On August 24th, chief executive of the College Board David Coleman said that the company believed that students should be judged by more than a number and that admissions officers should also take into account the personal essays, recommendations, and family backgrounds. Mr. Coleman explained that he thinks “it is a retreat from the notion that a single score is better. . . So in that sense, we’ve adopted a humbler position. That’s admitting that the College Board should keep its focus on scoring achievement. We have acknowledged that we have perhaps overstepped.”

While Mr. Coleman accepted that this approach was flawed, he defended the overall purpose of the project, which he said was to give colleges and universities a consistent method to judge students’ neighborhoods and high schools. According to the College Board, admissions officers lack important high school information on about 25% of applications.

Since this change would have affected students from all around the country, many Wayne Hills students are passionate about this topic.

Junior Asha Madupuru does not support the adversity score, saying that “unless someone is applying to college for sports, academics and personal achievements are the main things that should matter for admissions. [While] I don’t think the SAT is biased towards the wealthy, it is possible that [the test] is culturally biased.”

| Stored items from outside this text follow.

struct SfCarve {
    int NP, NJ;
    float2 *X0, *X1, *Y0, *Y1, *ph, *Ob;
    float *hh, *hp, *red, *coef;
    double *sc;
    int *flags;
    float2 *part;
    unsigned short *ETre;
    unsigned short *ETim;
    __host__ __device__ static int np_of(int n) { return (n + 7) & ~7; }
    __host__ __device__ static int nj_of(int n) {
        const int D = n - 1, nt = (D + 31) >> 5;
        const int a = 32 * nt, b = (n + 7) & ~7;
        return a > b ? a : b;
    }
    __host__ __device__ static size_t bytes(int n, int W) {
        const size_t NP = np_of(n), NJ = nj_of(n);
        const size_t fixed = sizeof(float2) * 6 * NP + sizeof(float) * 2 * NP + sizeof(float) * 96 + sizeof(float) * 16 +
                             sizeof(double) * 16 + sizeof(int) * 4;
        const size_t part = sizeof(float2) * W * 2 * NP;
        const size_t slab = sizeof(unsigned short) * 2 * NJ * SF_PITCH;
        return fixed + (part > slab ? part : slab) + 64;
    }
    __device__ SfCarve(char *smem, int n) {
        NP = np_of(n);
        NJ = nj_of(n);
        sc = reinterpret_cast<double *>(smem);
        X0 = reinterpret_cast<float2 *>(sc + 16);
        X1 = X0 + NP; Y0 = X1 + NP; Y1 = Y0 + NP; ph = Y1 + NP; Ob = ph + NP;
        hh = reinterpret_cast<float *>(Ob + NP);
        hp = hh + NP;
        red = hp + NP;
        coef = red + 96;
        flags = reinterpret_cast<int *>(coef + 16);
        const int fixed = (int)(sizeof(double) * 16 + sizeof(float2) * 6 * NP + sizeof(float) * 2 * NP + sizeof(float) * 112 +
                                sizeof(int) * 4);
        char *u = smem + ((fixed + 15) & ~15);
        part = reinterpret_cast<float2 *>(u);
        ETre = reinterpret_cast<unsigned short *>(u);
        ETim = ETre + NJ * SF_PITCH;
    }
};

struct SfUpdate {
    const float *alpha;
    const float2 *phi_prev;
    const float *h_prev;
    const float *lw_prev;
    int mode;
};

__device__ __forceinline__ float2 sf_a_elem(int i, int j, int D, float2 z, float ir, float corner, float hi, float2 phj) {
    float2 a = make_float2(-ir * z.x, -ir * z.y);
    if (i < D) {
        if (i == j) a = make_float2(hi - ir * z.x, 0.f);
    } else {
        a = (j == D) ? make_float2(corner - ir * z.x, 0.f) : make_float2(phj.x - ir * z.x, -phj.y - ir * z.y);
    }
    return a;
}
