template <int C, bool BANDS>
__global__ void __launch_bounds__(TILED_THREADS, TILED_MIN_CTAS)
mcs_stitch_tiled_kernel(const __grid_constant__ TiledArgs a) {
    constexpr int OUT_PITCH = MCS_CELL_W * C + 16;
    const int stages = a.stages;
    Smem sm;
    sm.base = smem_u32(smem);
    sm.full = sm.base + stages * a.box_bytes;
    sm.empty = sm.full + 8 * TILED_MAX_STAGES;
    sm.issuer = reinterpret_cast<SchedMem*>(smem + stages * a.box_bytes + 16 * TILED_MAX_STAGES);
    sm.dbar = sm.empty + 8 * TILED_MAX_STAGES + TILED_SCHED_BYTES;
    sm.out = sm.dbar + 64;
    sm.dbuf = (sm.out + MCS_CELL_H * OUT_PITCH + 15u) & ~15u;
    sm.ov = sm.dbuf + 2 * TILED_DESC_BUF_BYTES + 1024;
    asm volatile("" : "+r"(sm.base), "+r"(sm.full), "+r"(sm.empty), "+r"(sm.out));

    const int tid = threadIdx.x, warp = tid >> 5, lane = tid & 31;
    Issuer issuer;
    issuer_init(sm.issuer, issuer, tid == 0);
    if (tid == 0) {
        for (int s = 0; s < stages; ++s) {
            mbar_init(sm.full + 8 * s, 1);
            mbar_init(sm.empty + 8 * s, TILED_WARPS);
        }
        for (int b = 0; b < 2; ++b) {
            mbar_init(sm.dbar + 8 * b, 1);
            mbar_init(sm.dbar + 16 + 8 * b, TILED_WARPS);
        }
        if (BANDS) {
            mbar_init(sm.ov + a.ov_bytes, 1);
            mbar_init(sm.ov + a.ov_bytes + 8, TILED_WARPS);
        }
        asm volatile("fence.mbarrier_init.release.cluster;" ::: "memory");
        asm volatile("fence.proxy.async.shared::cta;" ::: "memory");
    }
    __syncthreads();

    if (tid == 0) {
        sched_ensure(a, sm.issuer, issuer, 2);
        const int4 e0 = sm.issuer->chunk[0];
        if (e0.x >= 0) prefetch_chunk(a, sm, 0, e0);
        for (int i = 0; i < stages - TILED_LOOKAHEAD_SLACK; ++i)
            issuer_step<BANDS, BANDS>(a, sm.issuer, issuer, BANDS ? -1 : 0, -1, sm.base, sm.full, sm.empty);
    }

    RingPos ring{0, 0u, 0};
    if (BANDS && lane == 0) sts32(sm.ov + a.ov_bytes + 16 + 4 * warp, 0u);
    const uint32_t s_published = smem_u32(&sm.issuer->published), s_ids = smem_u32(&sm.issuer->chunk[0]);
    for (int k_cons = 0;; ++k_cons) {
        const int cb = k_cons & 1;
        const uint32_t rec = sm.dbuf + cb * TILED_DESC_BUF_BYTES;
        const uint32_t rec_release = sm.dbar + 16 + 8 * cb;
        if (tid == 0) {
            sched_ensure(a, sm.issuer, issuer, k_cons + 2);
            int4 e2 = make_int4(-1, 0, 0, 0);
            if (k_cons + 1 < issuer.claimed) e2 = sm.issuer->chunk[(k_cons + 1) % TILED_QD];
            if (e2.x >= 0) {
                if (k_cons >= 1) mbar_wait(sm.dbar + 16 + 8 * (cb ^ 1), (uint32_t)(((k_cons - 1) >> 1) & 1), __LINE__);
                prefetch_chunk(a, sm, cb ^ 1, e2);
            }
        }
        {
#ifdef TILED_DEBUG_HANG
            unsigned spins = 0;
#endif
            while (ld_volatile_shared(s_published) <= k_cons) { TILED_HANG_CHECK(spins, "waiting for a chunk id") }
        }
        const int id = ld_volatile_shared(s_ids + 16 * (k_cons % TILED_QD));
        if (id < 0) break;
        mbar_wait(sm.dbar + 8 * cb, (uint32_t)((k_cons >> 1) & 1), __LINE__);
        const uint4 info = lds128(sm.dbar + 32 + 16 * cb);
        const int blk = (int)info.x, f0 = (int)info.y, f1 = (int)info.z;
        McsTile tile;
        {
            const uint4 q0 = lds128(rec), q1 = lds128(rec + 16);
            tile.cx0 = (int)q0.x;
            tile.y0 = (int)q0.y;
            tile.c0 = (short)(q0.z & 0xffffu);
            tile.c1 = (short)(q0.z >> 16);
            tile.h = (short)(q0.w & 0xffffu);
            tile.layer = (short)(q0.w >> 16);
            tile.cls = (short)(q1.x & 0xffffu);
            tile.flags = (short)(q1.x >> 16);
            tile.bx = (int)q1.y;
            tile.by = (int)q1.z;
            tile.reserved = (int)q1.w;
        }
        const int c0 = tile.c0, c1 = tile.c1, h = tile.h;
        const int nbytes = (c1 - c0) * C;
        const int n_fr = f1 - f0;
        uint8_t* const frame0 = a.dst + ((long long)blk * a.frame_block + f0) * a.dst_frame_stride;
        const uint32_t g_cell = (uint32_t)tile.y0 * (uint32_t)a.dst_pitch + (uint32_t)(tile.cx0 * C);
        const bool phase_moves = (a.dst_frame_stride & 15) != 0;

        if (tile.cls == MCS_TILE_ZERO || tile.cls == MCS_TILE_COPY) {
            __syncwarp();
            if (lane == 0) mbar_arrive(rec_release);
        }
        if (tile.cls == MCS_TILE_ZERO) {
            const uint32_t g_first0 = g_cell + (uint32_t)warp * (uint32_t)a.dst_pitch + c0 * C;
            const uint32_t g_first1 = g_first0 + (uint32_t)TILED_WARPS * (uint32_t)a.dst_pitch;
            uint8_t* frame = frame0;
            RowOut r0, r1;
            for (int i = 0; i < n_fr; ++i, frame += a.dst_frame_stride) {
                if (warp == 0 && lane == 0) issuer_step<BANDS, false>(a, sm.issuer, issuer, k_cons, ring.n, sm.base, sm.full, sm.empty);
                if (i == 0 || phase_moves) {
                    const uint32_t fp = (uint32_t)reinterpret_cast<uintptr_t>(frame);
                    r0 = row_split(0, g_first0, (fp + g_first0) & 15u, warp < h, nbytes, lane);
                    r1 = row_split(0, g_first1, (fp + g_first1) & 15u, warp + TILED_WARPS < h, nbytes, lane);
                }
                const uint4 z = make_uint4(0u, 0u, 0u, 0u);
                if (r0.do_chunk) MCS_STG128(reinterpret_cast<uint4*>(frame + r0.g_chunk), z);
                if (r1.do_chunk) MCS_STG128(reinterpret_cast<uint4*>(frame + r1.g_chunk), z);
                if (r0.do_byte) frame[r0.g_byte] = 0;
                if (r1.do_byte) frame[r1.g_byte] = 0;
            }
            continue;
        }
        const uint32_t sp = (uint32_t)a.layer_sp[tile.layer];

        if (tile.cls == MCS_TILE_COPY) {
            const uint32_t s_off = (uint32_t)((tile.cx0 + c0 - a.layer_ox[tile.layer]) * C - 4 * tile.bx);
            const uint32_t g_first0 = g_cell + (uint32_t)warp * (uint32_t)a.dst_pitch + c0 * C;
            const uint32_t g_first1 = g_first0 + (uint32_t)TILED_WARPS * (uint32_t)a.dst_pitch;
            uint8_t* frame = frame0;
            RowOut r0, r1;
            bool ragged = false;
            for (int i = 0; i < n_fr; ++i, frame += a.dst_frame_stride) {
                if (warp == 0 && lane == 0) issuer_step<BANDS, false>(a, sm.issuer, issuer, k_cons, ring.n, sm.base, sm.full, sm.empty);
                if (i == 0 || phase_moves) {
                    const uint32_t fp = (uint32_t)reinterpret_cast<uintptr_t>(frame);
                    r0 = row_split(s_off + warp * sp, g_first0, (fp + g_first0) & 15u, warp < h, nbytes, lane);
                    r1 = row_split(s_off + (warp + TILED_WARPS) * sp, g_first1, (fp + g_first1) & 15u,
                                   warp + TILED_WARPS < h, nbytes, lane);
                    r0.sh = (r0.s_chunk & 3u) * 8u; r0.s_chunk &= ~3u;
                    r1.sh = (r1.s_chunk & 3u) * 8u; r1.s_chunk &= ~3u;
                    ragged = __any_sync(0xffffffffu, r0.do_byte || r1.do_byte);
                }
                mbar_wait(sm.full + 8 * ring.slot, ring.phase, __LINE__);
                const uint32_t box = sm.base + ring.slot * a.box_bytes;
                copy_out(r0, box, ragged, frame);
                copy_out(r1, box, ragged, frame);
                __syncwarp();
                if (lane == 0) mbar_arrive(sm.empty + 8 * ring.slot);
                ring.advance(stages);
            }
            continue;
        }

        const uint32_t g_row0 = g_cell + (uint32_t)warp * (uint32_t)a.dst_pitch;
        int n_ov = 0;
        uint32_t ov_sp0 = 0, ov_sp1 = 0;
        bool zero_base = false;
        if (BANDS && tile.cls == MCS_TILE_BAND) {
            n_ov = (tile.reserved >> 24) & 15;
            zero_base = ((tile.reserved >> 28) & 1) != 0;
            const uint32_t ov_full = sm.ov + a.ov_bytes, ov_empty = ov_full + 8;
            const int band_seq = (int)lds32(ov_full + 16 + 4 * warp);
            if (tid == 0) {
                if (band_seq > 0) mbar_wait(ov_empty, (uint32_t)((band_seq - 1) & 1), __LINE__);
                mbar_expect_tx(ov_full, (uint32_t)n_ov * (MCS_CELL_W * MCS_CELL_H * 4u));
                bulk_g2s(sm.ov, a.band_desc + (size_t)id * (MCS_BAND_MAX_OVERLAYS * MCS_CELL_W * MCS_CELL_H),
                         (uint32_t)n_ov * (MCS_CELL_W * MCS_CELL_H * 4u), ov_full);
            }
            const int4 r0 = __ldg(a.band_issue + id * (1 + MCS_BAND_MAX_OVERLAYS) + 1);
            const int4 r1 = __ldg(a.band_issue + id * (1 + MCS_BAND_MAX_OVERLAYS) + 2);
            ov_sp0 = (uint32_t)a.layer_sp[r0.x];
            ov_sp1 = r1.x >= 0 ? (uint32_t)a.layer_sp[r1.x] : 0u;
            if (tid == 0)
                for (int i = 0; i < stages - TILED_LOOKAHEAD_SLACK; ++i)
                    issuer_step<BANDS, BANDS>(a, sm.issuer, issuer, k_cons, ring.n, sm.base, sm.full, sm.empty);
            mbar_wait(ov_full, (uint32_t)(band_seq & 1), __LINE__);
            __syncwarp();
            if (lane == 0) sts32(ov_full + 16 + 4 * warp, (uint32_t)(band_seq + 1));
        }
        if (C == 3 && tile.cls == MCS_TILE_FAST && a.use_fast) {
            const uint32_t grp = rec + MCS_FAST_HEADER_BYTES;
            const uint32_t lst = rec + MCS_FAST_HEADER_BYTES + MCS_FAST_GROUP_BYTES;
            const uint2 w0 = lds64(grp + (warp * 32 + lane) * 8), w1 = lds64(grp + ((TILED_WARPS + warp) * 32 + lane) * 8);
            const int n_pass = ((int)lds8(rec + 32 + warp) + 31) >> 5;
            GenDesc gen[MCS_FAST_MAX_PASSES];
#pragma unroll
            for (int p = 0; p < MCS_FAST_MAX_PASSES; ++p) {
                uint2 e = make_uint2(0u, 0xffffffffu);
                if (p < n_pass) e = lds64(lst + ((p * TILED_WARPS + warp) * 32 + lane) * 8);
                gen[p] = expand_gen(e, lane);
            }
            __syncwarp();
            if (lane == 0) mbar_arrive(rec_release);
            const GroupDesc g0 = expand_group(w0), g1 = expand_group(w1);
            const int n_call = phase_moves ? n_fr : 1, fr_call = phase_moves ? 1 : n_fr;
#define MCS_FAST_FRAMES(SP_, ISS_)                                                                                  \
    for (int q = 0; q < n_call; ++q)                                                                                  \
        fast_frames<SP_, ISS_, BANDS>(a, g0, g1, gen, n_pass, sp, sm, ring, issuer, k_cons,                                 \
                               frame0 + (long long)q * a.dst_frame_stride, g_row0, fr_call, c0, nbytes, h, warp, lane)
            if (warp == 0) {
                if (sp == 512) MCS_FAST_FRAMES(512, true); else MCS_FAST_FRAMES(0, true);
            } else {
                if (sp == 512) MCS_FAST_FRAMES(512, false); else MCS_FAST_FRAMES(0, false);
            }
#undef MCS_FAST_FRAMES
            continue;
        }

        PxDesc d[8];
        {
            const uint32_t dp = rec + MCS_FAST_HEADER_BYTES + (warp * 32 + lane) * 4;
            uint32_t w[8];
#pragma unroll
            for (int j = 0; j < 8; ++j) w[j] = lds32(dp + j * (TILED_WARPS * 32 * 4));
            __syncwarp();
            if (lane == 0) mbar_arrive(rec_release);
#pragma unroll
            for (int j = 0; j < 8; ++j) d[j] = expand_desc(w[j]);
        }
        uint32_t groups = 0;
#pragma unroll
        for (int j = 0; j < 8; ++j) {
            const int row = warp + TILED_WARPS * (j >> 2), g0c = 32 * (j & 3);
            if (row < h && g0c < c1 && g0c + 32 > c0) groups |= 1u << j;
        }
        constexpr int SP_MAIN = C == 1 ? 256 : C == 3 ? 512 : 640;
#define MCS_WARP_FRAMES(SP_, ISS_, BAND_)                                                                           \
    warp_frames<C, SP_, ISS_, BAND_, BANDS>(a, d, groups, sp, sm, ring, issuer, k_cons, frame0, g_row0, n_fr, c0, nbytes, h, \
                                     warp, lane, n_ov, ov_sp0, ov_sp1, zero_base)
        if (BANDS && tile.cls == MCS_TILE_BAND) {
            if (warp == 0) MCS_WARP_FRAMES(0, true, BANDS); else MCS_WARP_FRAMES(0, false, BANDS);
            __syncwarp();
            if (lane == 0) mbar_arrive(sm.ov + a.ov_bytes + 8);
        } else if (warp == 0) {
            if (sp == SP_MAIN) MCS_WARP_FRAMES(SP_MAIN, true, false); else MCS_WARP_FRAMES(0, true, false);
        } else {
            if (sp == SP_MAIN) MCS_WARP_FRAMES(SP_MAIN, false, false); else MCS_WARP_FRAMES(0, false, false);
        }
#undef MCS_WARP_FRAMES
    }
    if (tid == 0) {
        __threadfence();
        if (atomicAdd(a.work + 1, 1u) == gridDim.x - 1) {
            a.work[0] = 0u;
            a.work[1] = 0u;
            __threadfence();
        }
    }
}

Junior Samantha Baghal also does not support the inclusion of an adversity score. She believes “these tests should solely be assessed on the accuracy and quality of responses. College applicants should be judged purely on merit, so I do think it’s only fair to evaluate incoming students based on their personal and academic accomplishments.” Ms. Baghal also thinks that the SATS are “biased in terms of a student’s ethnicity and financial means. If these aspects have no impact on the test scorings whatsoever, it wouldn’t be necessary  to enter any of our personal information.”

In the midst of the debate over the fairness of college admissions, this attempted change and other issues bring up the issue of whether the current college admissions process is just or is unfairly biased and discriminatory towards certain groups of students.